Almost three months and an expensive Federal Court case later, the Attorney-General finally dealt with the problem that he had ridiculed Labor for recognising. In presenting this bill, he has had to face up to his own incompetence. This extreme sports approach to governance may give the Attorney-General an adrenalin rush, but it leaves the rest of Australia cold. We would prefer that he got it right in the first place, even if it does mean admitting that Labor occasionally has a good idea.

To make matters worse, today we have learnt more of the consequences of the Attorney-General’s failure to take action in March when Labor urged him to do so. We learnt that AWB is now applying to the Federal Court for a declaration that 1,240 extra documents sought by the inquiry and subject to privilege. This looks like being yet another delay and another expense in this increasingly drawn-out inquiry. We have to wonder what the point is of streamlining the process for assessing privilege claims when those claims have already escalated into litigation of this level.

If the Attorney had taken our advice in March rather than issued his silly press release, a streamlined process might have been in operation some time ago. Of course, this bill would not have prevented AWB from taking court action to assert their privilege over the documents, but it would have meant the question was addressed at least two months earlier and, potentially, through a simpler and less expensive process. Now we are faced with an utter mess: a dispute over the status of over 1,200 documents at a time when the commission of inquiry should be nearing its end. What is even more frustrating is that it is not the first example of Mr Ruddock’s unique blend of arrogance and incompetence, nor, it seems, should we expect it to be the last.

Just yesterday we saw another classic example, when the Australian Law Reform Commission carpeted the Attorney’s sedition laws, saying sedition ‘should be removed from the federal statute books’. This followed the Attorney’s heavy-handed manner last year when pushing the antiterrorism laws through parliament. He ignored Labor at that time, but he also ignored his own backbenchers and the recommendations of a Senate committee, who joined in our warnings that the sedition laws were a mistake. Only last week, Mr Ruddock was back in this place parading like a peacock about the chamber and attacking me and others on this side for opposing those laws on the basis that they only scared journalists and artists, not the purveyors of violent propaganda.
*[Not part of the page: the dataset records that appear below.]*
+    auto k_step = [&](auto b_tag, auto last_tag) {
+        constexpr int B = decltype(b_tag)::value;
+        constexpr bool LAST = decltype(last_tag)::value;
+        const int nxt = ring == RING - 1 ? 0 : ring + 1;
+        const char* sn = smem + nxt * STAGE;
+#pragma unroll
+        for (int i = 0; i < 8; ++i) {
+#pragma unroll
+            for (int j = 0; j < 4; ++j) {
+                acc[i][j] = __builtin_amdgcn_mfma_f32_16x16x32_bf16(wf[B][j], af[B][i], acc[i][j], 0, 0, 0);
+                const int idx = i * 4 + j;
+                if (!LAST) {
+                    if (idx < 4) wf[B ^ 1][idx] = *(const hbf16x8*)(sn + w_row + idx * 1024);
+                    else if (idx < 12) af[B ^ 1][idx - 4] = *(const hbf16x8*)(sn + a_row + (idx - 4) * 1024);
+                }
+                if (idx >= 12 && idx < 12 + 3 * NJ && (idx - 12) % 3 == 0) request((idx - 12) / 3);
+                __builtin_amdgcn_sched_barrier(0);
+            }
+        }
+        cursor_step();
+        ring = nxt;
+        asm volatile("s_waitcnt vmcnt(%0) lgkmcnt(0)" ::"n"(3 * NJ) : "memory");
+        barrier();
+    };
+    auto compute_slot = [&]() {
+        for (int kt = 0; kt + 2 < nk; kt += 2) {
+            k_step(std::integral_constant<int, 0>{}, std::false_type{});
+            k_step(std::integral_constant<int, 1>{}, std::false_type{});
+        }
+        k_step(std::integral_constant<int, 0>{}, std::false_type{});
+        k_step(std::integral_constant<int, 1>{}, std::true_type{});
+    };
+
+    char* const scr = smem + SCR_BASE + wave * 4096;
+    const int rrow = lane >> 3, rc8 = lane & 7;
+    uint4 gA[PF][2], rA[PF][2], rB[PF][2], blA[PF][2], blB[PF][2];
+    float alA[PF][2];
+    uint4 braw;
+    int em0 = 0, en0 = 0;
+    auto issue_resid = [&](auto set_tag, int i) {
+        constexpr int S = decltype(set_tag)::value;
+        const uint32_t ocol = (uint32_t)(en0 + wn * 64 + rc8 * 8);
+#pragma unroll
+        for (int st = 0; st < 2; ++st) {
+            const uint32_t m = (uint32_t)(em0 + wm * 128 + i * 16 + st * 8 + rrow);
+            if constexpr (f_gate) gA[S][st] = *(const uint4*)((const bf16_t*)p.gate + ((uint64_t)fdiv(m, gp.fd_rpg) * (uint32_t)p.ld_gate + ocol));
+            const float* rp = (const float*)p.res + ((uint64_t)m * (uint32_t)p.ld_res + ocol);
+            rA[S][st] = *(const uint4*)rp;
+            rB[S][st] = *(const uint4*)(rp + 4);
+            if constexpr (f_blend) {
+                const float* bp = (const float*)p.blend + ((uint64_t)m * (uint32_t)p.ld_blend + ocol);
+                blA[S][st] = *(const uint4*)bp;
+                blB[S][st] = *(const uint4*)(bp + 4);
+                alA[S][st] = p.alpha[fdiv(m, gp.fd_rpa)];
+            }
+        }
+    };
+    auto epi_pass = [&](auto i_tag) {
+        constexpr int i = decltype(i_tag)::value, S = i % PF;
+#pragma unroll
+        for (int j = 0; j < 4; ++j)
+            *(float4*)(scr + l15 * 256 + (((4 * j + lg) ^ l15) << 4)) = make_float4(acc[i][j][0], acc[i][j][1], acc[i][j][2], acc[i][j][3]);
+        const uint32_t ocol = (uint32_t)(en0 + wn * 64 + rc8 * 8);
+        float b8[8];
+        unpack8(braw, b8);
+#pragma unroll
+        for (int st = 0; st < 2; ++st) {
+            const int r = st * 8 + rrow;
+            const uint32_t m = (uint32_t)(em0 + wm * 128 + i * 16 + r);
+            const float4 x0 = *(const float4*)(scr + r * 256 + (((2 * rc8) ^ r) << 4));
+            const float4 x1 = *(const float4*)(scr + r * 256 + (((2 * rc8 + 1) ^ r) << 4));
+            float v[8] = {x0.x, x0.y, x0.z, x0.w, x1.x, x1.y, x1.z, x1.w};
+            resid_row8<f_gate, f_blend, true>(v, b8, gA[S][st], rA[S][st], rB[S][st], blA[S][st], blB[S][st], alA[S][st]);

Then yesterday, again from the heights of hubris, came the fall. The study by the Law Reform Commission of the laws he had commissioned told him what the rest of us had been saying for six months: the sedition laws were a mistake. Mind you, the Attorney’s conceit was only amplified in the face of this extraordinary criticism. He pretended it was all part of a cunning plan. I am not sure, Mr Deputy Speaker McMullan, whether you listened to The World Today on ABC radio this morning, where, staggeringly, Mr Ruddock said:

This is no embarrassment to me. It was the result that I anticipated and expected.

You have to ask: why on earth did the Attorney ram through the sedition laws if he ‘anticipated and expected’ such stinging criticism from the Law Reform Commission? Why did he not simply accept the view of Labor, of his backbench, of the Senate committee and, now, of the ALRC that 14th century sedition laws designed to stifle criticism of the government are not the right vehicle to deal with the 21st century problems of terrorism and community violence? If that is the best spin he can put on this exposure of his ineptitude, then the Attorney’s career has truly descended, almost into the realms of some sort of tragicomedy.

We saw the same pattern on the bankruptcy anti-avoidance laws. Early in 2005, the Attorney opposed outright Labor’s plan to improve the clawback provisions against those high-flying bankrupts who hide their assets in the names of families and related entities. Early in 2006, the Attorney’s own plan included Labor’s suggestion that he had opposed 12 months before—again, the height of arrogance and the fall of incompetence. Now we are seeing something similar with the family relationship centres. The Attorney has been swanning about the country talking about these centres and plans a trip in July to open all of these new centres.